Exploring Isometry: Questions on Symmetry and Transformation in Manifolds

[synoe]

Isometry is the symmetry s.t.
$$g^\prime_{\mu\nu}(x)=g_{\mu\nu}(x)$$
under the transformation $x^\mu\to x^{\prime\mu}(x)$. This means under infinitesimal transformation
$$x^\mu\to x^\mu+\epsilon \xi^\mu(x)$$
where $\epsilon$ is any infinitesimal constant, the vector field $\xi^\mu(x)$ satisfies Killing equation:
$$\nabla_\mu\xi_\nu(x)+\nabla_\nu\xi_\mu(x)=0.$$

I have questions about above description.
1. Why the infinitesimal parameter $\epsilon$ is constant and $\xi^\mu$ is depend on $x$? The most general form seems to be $\epsilon(x)\xi^\mu(x)$.

2.Is this transformation global or local? It's global symmetry because $\epsilon$ is constant?

3.I have seen the description like "isometry means the metric is independent on the coordinate of the isometry direction." That is, if the isometry transformation is $x^0\to x^0+\epsilon\xi(x)$, $g_{\mu\nu}=g_{\mu\nu}(x^1,\dots)$ or $\partial_0g_{\mu\nu}=0$. But I think this is true only when the Killing equation have a constant solution. The statement is true in more general?

 

[Ben Niehoff]

Isometry is the symmetry s.t.
$$g^\prime_{\mu\nu}(x)=g_{\mu\nu}(x)$$
under the transformation $x^\mu\to x^{\prime\mu}(x)$.

Not quite. If you have a diffeomorphism $\phi : M \to M$, then $\phi$ is an isometry when

$$(\phi^* g'_{\mu\nu}) (\phi^{-1}(x')) = g_{\mu\nu}(x).$$
That is, you must pull back $g'_{\mu\nu}$ along $\phi$.

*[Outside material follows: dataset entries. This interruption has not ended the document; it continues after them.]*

# agent-charon/MinGraph-UNet

Hardware: AMD Instinct MI355X
Metric: segmented Mpix/sec, full MinGraph-UNet forward (U-Net + patch-graph GAT), 512x512 batch (higher is better)
Workload: dtype f32

## Files before the change

mingraph-unet_amd/csrc/common.h:

```cpp
#pragma once
#include <hip/hip_runtime.h>
#include <stdint.h>

namespace mgu {

struct Tuning {
  bool first_mfma = true;
  bool use_halo = true;
  bool halo_tps3 = true;
  int halo_max_ppb = 16;
  bool use_wino = true;
  int wino_mode = -1;
  int wino_prec = 1;
  bool wino_cp_narrow = true;
  bool wino_yfast = false;
  bool convt_frag = true;
  bool wino_deep = true;
  bool wino_cp = true;
  int wino_rounds = 1;
  int wino_ppb_cap = 32;
  bool wgrad_halo = true;
  bool wino_wgrad = true;
  bool convt_dgrad_x3 = true;
  bool wgrad_x3 = true;
  bool wgrad_thin = true;
  bool wino_dgrad = true;
  bool gat_fused = true;
  bool wino_ures = true;
  bool wino_prio = false;
  bool wino_asm_narrow = true;
  int wino_asm = 1;
};
const Tuning& default_tuning();
hipError_t ensure_dyn_lds(const void* func, size_t bytes, bool (&done)[64]);

struct IgemmDesc {
  const Tuning* tn;
  const float* in;
  const float* w;
  const float* wu;
  const float* scale;
  const float* shift;
  float* out;
  int M;
  int H, W;
  int Cp;
  int ldin;
  int KS;
  int K;
  int Kp;
  int N;
  int ldout;
  int coff;
  int relu;
  int out_mode;
  int ct_cout;
  int Hout, Wout;
  float* pool;
  int ldpool;
  double* stat_slots;
  int split_n;
  float* out2;
  int ld2;
};

inline const Tuning& tun(const IgemmDesc& d) { return d.tn ? *d.tn : default_tuning(); }
hipError_t launch_igemm_f32(const IgemmDesc& d, hipStream_t s);
int wino_grid_blocks(const IgemmDesc& d);
bool halo_pool_fusable(const IgemmDesc& d, int dtype);
hipError_t launch_igemm_bf16(const IgemmDesc& d, hipStream_t s);
const char* igemm_kernel_name(const IgemmDesc& d, int dtype);
size_t convt_x3_floats(int Cin, int Cout);
hipError_t launch_pack_convt_x3(const float* w, float* Wx, int Cin, int Cout, hipStream_t s);
bool convt_x3_applicable(const IgemmDesc& d);
hipError_t launch_convt_x3(const IgemmDesc& d, hipStream_t s);
size_t convt_bf16f_floats(int Cin, int Cout);
hipError_t launch_pack_convt_bf16f(const float* w, float* Wf, int Cin, int Cout, hipStream_t s);
bool convt_bf16f_applicable(const IgemmDesc& d);
hipError_t launch_convt_bf16f(const IgemmDesc& d, hipStream_t s);
size_t convt_x3_dgrad_floats(int Cin, int Cout);
hipError_t launch_pack_convt_x3_dgrad(const float* w, float* Wx, int Cin, int Cout, hipStream_t s);
bool convt_x3_dgrad_applicable(const IgemmDesc& d);
hipError_t launch_convt_x3_dgrad(const IgemmDesc& d, hipStream_t s);
hipError_t launch_pack_first_w(const float* w, float* wf, int Cout, int Cin, hipStream_t s);
size_t first_mfma_floats();
bool first_mfma_applicable(int dtype, int Cin, int Cp, int Cout, int ldout, int coff, int64_t H, int64_t W);
hipError_t launch_pack_first_mfma(const float* w, float* wfm, int Cout, int Cin, hipStream_t s);
hipError_t launch_first_mfma(int dtype, const void* in, const float* wfm, const float* scale, const float* shift, void* out, int B, int H,
                             int W, int ldout, int coff, int relu, hipStream_t s);
hipError_t launch_first_mfma_direct(int dtype, const float* x, int64_t sn, int64_t sc, int64_t sh, int64_t sw, int cin, const float* wfm,
                                    const float* scale, const float* shift, void* out, int B, int H, int W, int ldout, int coff, int relu,
                                    hipStream_t s);
bool first_conv_applicable(int dtype, int Cin, int Cp, int Cout, int ldout, int coff);
hipError_t launch_first_conv(int dtype, const void* in, const float* wf, const float* scale, const float* shift, void* out, int B, int H, int W,
                             int Cin, int Cout, int ldout, int coff, int relu, hipStream_t s);
size_t wino_u_floats(int Cout, int Cp);
hipError_t launch_pack_wino_w(const float* w, float* U, int Cout, int Cin, int Cp, int dgrad, int prec, hipStream_t s);
enum { PACK_WINO = 0, PACK_FIRST_W = 1, PACK_CONVT_X3 = 2, PACK_BIAS_TILE = 3, PACK_DGRAD_W = 4, PACK_FIRST_MFMA = 5 };
struct WinoPackItem {
  const float* w;
  float* U;
  int Cout, Cin, Cp, Np, dgrad;
  unsigned blk0;
  int kind;
  int reserved;
};
static_assert(sizeof(WinoPackItem) == 48, "WinoPackItem must have no padding");
constexpr int WINO_PACK_MAX = 64;
struct WinoPackBatch {
  int n, prec;
  unsigned total_blocks;
  WinoPackItem it[WINO_PACK_MAX];
};
bool wino_pack_batch_prepare(WinoPackBatch& b);
hipError_t launch_pack_wino_w_multi(const WinoPackBatch* batch_dev, unsigned total_blocks, hipStream_t s);
bool wino_applicable(const IgemmDesc& d);
hipError_t launch_wino_f32(const IgemmDesc& d, hipStream_t s);
bool wino_asm_applicable(const IgemmDesc& d);
hipError_t launch_wino_cp_asm(const IgemmDesc& d, hipStream_t s);

struct WgradDesc {
  const Tuning* tn;
  const float* z;
  int ldz, zoff;
  const float* in;
  int ldin, inoff, Cp;
  int KS;
  int M, H, W;
  int Hs, Ws;
  int N, K, Kp;
  float* dw;
  size_t dw_capacity;
  int groups;
  int rows_per_split;
};
inline const Tuning& tun(const WgradDesc& d) { return d.tn ? *d.tn : default_tuning(); }
hipError_t launch_wgrad_f32(WgradDesc& d, hipStream_t s);
bool wino_wgrad_applicable(const WgradDesc& d);
hipError_t launch_wino_wgrad_f32(WgradDesc& d, hipStream_t s);
bool wgrad_thin_applicable(const WgradDesc& d);
hipError_t launch_wgrad_thin(WgradDesc& d, hipStream_t s);

constexpr int STAT_ROWS = 576;
constexpr int CHAN_REDUCE_ROWS = 512;
size_t chan_reduce_work_bytes(int Cmax);
hipError_t launch_bn_stats(const float* z, int ldz, int64_t M, int C, double* work, double* sums, hipStream_t s);
hipError_t launch_bn_finalize(const double* sum, const double* sumsq, int64_t M, float eps, float momentum,
                              const float* gamma, const float* beta, float* mean, float* invstd, float* scale,
                              float* shift, float* run_mean, float* run_var, int C, hipStream_t s);
hipError_t launch_bn_finalize_slots(double* slots, int nrows, double* sums, int64_t M, float eps, float momentum, const float* gamma,
                                    const float* beta, float* mean, float* invstd, float* scale, float* shift, float* run_mean,
                                    float* run_var, int C, hipStream_t s);
hipError_t launch_bn_apply_relu(const float* z, const float* scale, const float* shift, float* y, int ldy, int64_t M, int C,
                                hipStream_t s);
hipError_t launch_bn_apply_relu_pool(const float* z, const float* scale, const float* shift, float* y, int ldy, float* pooled, int B, int H,
                                     int W, int C, hipStream_t s);
hipError_t launch_bn_bwd_reduce(const float* dy, int lddy, const float* fwd_scale, const float* fwd_shift, const float* z, int ldz,
                                const float* mean, const float* invstd, int64_t M, int C, double* work, double* sums,
                                float* dbeta, float* dgamma, hipStream_t s);
hipError_t launch_bn_bwd_apply(const float* dy, int lddy, const float* fwd_scale, const float* fwd_shift, const float* z, const float* mean,
                               const float* invstd, const float* gamma, const double* sums, int64_t M, int C, float* dz,
                               double* work, float* dbias, hipStream_t s);
hipError_t launch_bn_bwd_apply_deferred(const float* dy, int lddy, const float* fsc, const float* fsh, const float* z, const float* mean,
                                        const float* invstd, const float* gamma, const double* sums, int64_t M, int C, float* dz,
                                        double* work, int* rows, hipStream_t s);
hipError_t launch_colsum(const float* z, int ldz, int64_t M, int C, double* work, float* out, hipStream_t s);
hipError_t launch_maxpool2_bwd_add(const float* y, int ldy, const float* dpool, float* dskip, int ldd, int B, int H, int W,
                                   int C, hipStream_t s);
hipError_t launch_zero_pad_region(float* buf, int ld, int coff, int C, int B, int H, int W, int h2, int w2, hipStream_t s);
hipError_t launch_ce(const float* logits, const int64_t* labels, int64_t M, int C, long long ignore_index, float grad_scale,
                     float* dlogits, int ldd, double* acc, int* err_word, float* loss_out, hipStream_t s);
hipError_t launch_pack_dgrad_w(const float* w, float* wp, int Cout, int Cin, int Cop, int KS, int Kp, hipStream_t s);
hipError_t launch_pack_convt_dgrad_w(const float* w, float* wp, int Cin, int Cout, int Kp, hipStream_t s);
hipError_t launch_unpack_conv_grad(const float* dwp, int groups, size_t panel_stride, float* g, int Cout, int Cin, int Cp, int KS,
                                   int Kp, hipStream_t s, double* fold_slots = nullptr, int fold_rows = 0, int fold_n = 0, float* fold_out = nullptr);
hipError_t launch_unpack_convt_grad(const float* dwp, int groups, size_t panel_stride, float* g, int Cin, int Cout, int Kp, hipStream_t s);
hipError_t launch_sgd(float* p, const float* g, float* buf, int64_t n, float lr, float momentum, float wd, int step, float grad_scale,
                      hipStream_t s);
hipError_t launch_adam(float* p, const float* g, float* m, float* v, int64_t n, float lr, float b1, float b2, float eps,
                       float wd, int step, float grad_scale, hipStream_t s);

hipError_t launch_pack_input(const float* x, void* out, int dtype, int B, int C, int Cp, int H, int W, int64_t sn, int64_t sc,
                             int64_t sh, int64_t sw, hipStream_t s);
hipError_t launch_maxpool2(const void* in, int ldin, void* out, int dtype, int B, int H, int W, int C, hipStream_t s);
bool patch_mean_head_fusable(int dtype, int C, int ncls);
hipError_t launch_patch_mean(const void* feat, int dtype, float* out, int B, int H, int W, int C, int patch, hipStream_t s,
                             const float* head_w = nullptr, const float* head_b = nullptr, float* logits = nullptr, int ncls = 0);
hipError_t launch_pack_conv_w(const float* w_oihw, void* wp, int dtype, int Cout, int Cin, int Cp, int KS, int Kp, hipStream_t s);
hipError_t launch_pack_convt_w(const float* w_iohw, void* wp, int dtype, int Cin, int Cout, int Kp, hipStream_t s);
hipError_t launch_bn_fold(const float* bias, const float* gamma, const float* beta, const float* mean, const float* var,
                          float eps, float* scale, float* shift, int C, hipStream_t s);
hipError_t launch_bias_tile(const float* bias, float* shift, int C, int reps, hipStream_t s);
hipError_t launch_conv1x1_head(const void* in, int dtype, int ldin, int C, const float* w, const float* bias, float* out,
                               int ldout, int ncls, int64_t npix, hipStream_t s);
hipError_t launch_argmax(const float* logits, int64_t npix, int C, int64_t* pred, hipStream_t s);

hipError_t launch_gat_wa_rows(const float* W, const float* a, float* panel, int row0, int heads, int Fh, int Fin, int Kp, hipStream_t s);
bool gat_fused_applicable(int Fin, int heads, int Fh, int64_t E);
size_t gat_fused_scratch_floats(int Fin, int heads, int Fh);
hipError_t launch_gat_prep(const float* W, const float* a, float* wa, unsigned* Wx, int heads, int Fh, int Fin, hipStream_t s);
hipError_t launch_gat_stmax(const float* x, const float* wa, int N, int Fin, int heads, const int32_t* rowptr, const int32_t* col,
                            const int32_t* gp, int G, float alpha, float* st, int32_t* node_graph, unsigned long long* gmax, int gstride,
                            unsigned gen, hipStream_t s);
hipError_t launch_gat_fused(const float* x, int Fin, const float* st, const int32_t* rowptr, const int32_t* col, const int32_t* gp, int G,
                            const unsigned long long* gmax, const unsigned* Wx, int N, int heads, int Fh, int concat, float alpha, float* out,
                            int gstride, unsigned gen, hipStream_t s);
hipError_t launch_gat_node_graph(const int32_t* gp, int G, int nodes_per_graph, int N, int32_t* node_graph, hipStream_t s);
hipError_t launch_gat_edge_max(const float* st, const int32_t* rowptr, const int32_t* col, const int32_t* node_graph, int N,
                               int heads, float alpha, unsigned long long* gmax_enc, int gstride, unsigned gen, hipStream_t s);
hipError_t launch_gat_aggregate(const float* wh, int P, const float* st, const int32_t* rowptr, const int32_t* col,
                                const int32_t* node_graph, const unsigned long long* gmax_enc, int N, int64_t E, int heads, int Fh,
                                int concat, float alpha, float* out, int gstride, unsigned gen, hipStream_t s);

}
```

mingraph-unet_amd/csrc/convt_x3.hip:

```cpp
#include <hip/hip_runtime.h>
#include <stdint.h>

#include <algorithm>
#include <type_traits>

#include "common.h"
#include "pack_small.h"

namespace mgu {

typedef float f32x16 __attribute__((ext_vector_type(16)));
typedef float f32x4 __attribute__((ext_vector_type(4)));
typedef unsigned u32x4 __attribute__((ext_vector_type(4)));
typedef __bf16 bf16x8 __attribute__((ext_vector_type(8)));

namespace {

__device__ __forceinline__ void split3_pack(const float a, const float b, unsigned& p0, unsigned& p1, unsigned& p2) {
  const unsigned ua = __float_as_uint(a), ub = __float_as_uint(b);
  p0 = __builtin_amdgcn_perm(ub, ua, 0x07060302u);
  const float ra = a - __uint_as_float(ua & 0xffff0000u), rb = b - __uint_as_float(ub & 0xffff0000u);
  const unsigned va = __float_as_uint(ra), vb = __float_as_uint(rb);
  p1 = __builtin_amdgcn_perm(vb, va, 0x07060302u);
  const float sa = ra - __uint_as_float(va & 0xffff0000u), sb = rb - __uint_as_float(vb & 0xffff0000u);
  p2 = __builtin_amdgcn_perm(__float_as_uint(sb), __float_as_uint(sa), 0x07060302u);
}

__device__ __forceinline__ f32x16 mfma_bf16(const u32x4 a, const u32x4 b, const f32x16 c) {
  return __builtin_amdgcn_mfma_f32_32x32x16_bf16(__builtin_bit_cast(bf16x8, a), __builtin_bit_cast(bf16x8, b), c, 0, 0, 0);
}

__global__ void pack_convt_x3_kernel(const float* __restrict__ w, uint16_t* __restrict__ Wx, int Cin, int Cout) {
  pack_convt_x3_body(w, Wx, Cin, Cout, 0, blockIdx.x, gridDim.x);
}

__device__ __forceinline__ void lds_barrier() { asm volatile("s_waitcnt lgkmcnt(0)\n\ts_barrier" ::: "memory"); }
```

This means under infinitesimal transformation
$$x^\mu\to x^\mu+\epsilon \xi^\mu(x)$$
where $\epsilon$ is any infinitesimal constant, the vector field $\xi^\mu(x)$ satisfies Killing equation:
$$\nabla_\mu\xi_\nu(x)+\nabla_\nu\xi_\mu(x)=0.$$

I have questions about above description.
1. Why the infinitesimal parameter $\epsilon$ is constant and $\xi^\mu$ is depend on $x$? The most general form seems to be $\epsilon(x)\xi^\mu(x)$.

$\xi^\mu(x)$ is already an arbitrary function, so there is no need to make the infinitesimal parameter also a function.

2.Is this transformation global or local? It's global symmetry because $\epsilon$ is constant?

Most mathematical texts are referring to global properties unless they say otherwise. That means if your manifold cannot be covered by a single chart, you need to concern yourself with transition functions to move between charts.

Often a Killing vector will vanish at some points on the manifold, so that although you do have an isometry, it does not necessarily "move" every point. For example, if you rotate a sphere, the north and south poles do not change.

3.I have seen the description like "isometry means the metric is independent on the coordinate of the isometry direction." That is, if the isometry transformation is $x^0\to x^0+\epsilon\xi(x)$, $g_{\mu\nu}=g_{\mu\nu}(x^1,\dots)$ or $\partial_0g_{\mu\nu}=0$. But I think this is true only when the Killing equation have a constant solution. The statement is true in more general?

That's a bit sloppy.

It is true that if you have a continuous isometry $\xi^\mu$, it is possible to choose coordinates such that $\xi = \partial_\varphi$ for some coordinate $\varphi$. However, if you have multiple isometries, it is not necessarily true that you can do this for all of them simultaneously. Again, the sphere is a good example. The sphere has three rotational isometries, but you can only "coordinatize" one of them at a time.

In general, you can choose adapted coordinates for any set of isometries that mutually commute (I believe this comes from the Frobenius theorem).

 

[synoe]

Thank you, BenNiehoff

Could you show the statement,

It is true that if you have a continuous isometry ξμ\xi^\mu, it is possible to choose coordinates such that ξ=∂φ\xi = \partial_\varphi for some coordinate φ\varphi.

I interpreted this means the Killing equation have a constant solution like $\xi^\mu=(1,0,0,\dots)$ if the manifold have a single continuous isometry. Is it true?

Most mathematical texts are referring to global properties unless they say otherwise. That means if your manifold cannot be covered by a single chart, you need to concern yourself with transition functions to move between charts.

Can we consider "gauged" isometries? If we make naively $\epsilon$ to be a function $\epsilon(x)$, there is no change by absorbing $x$-dependence to $\xi^\mu(x)$.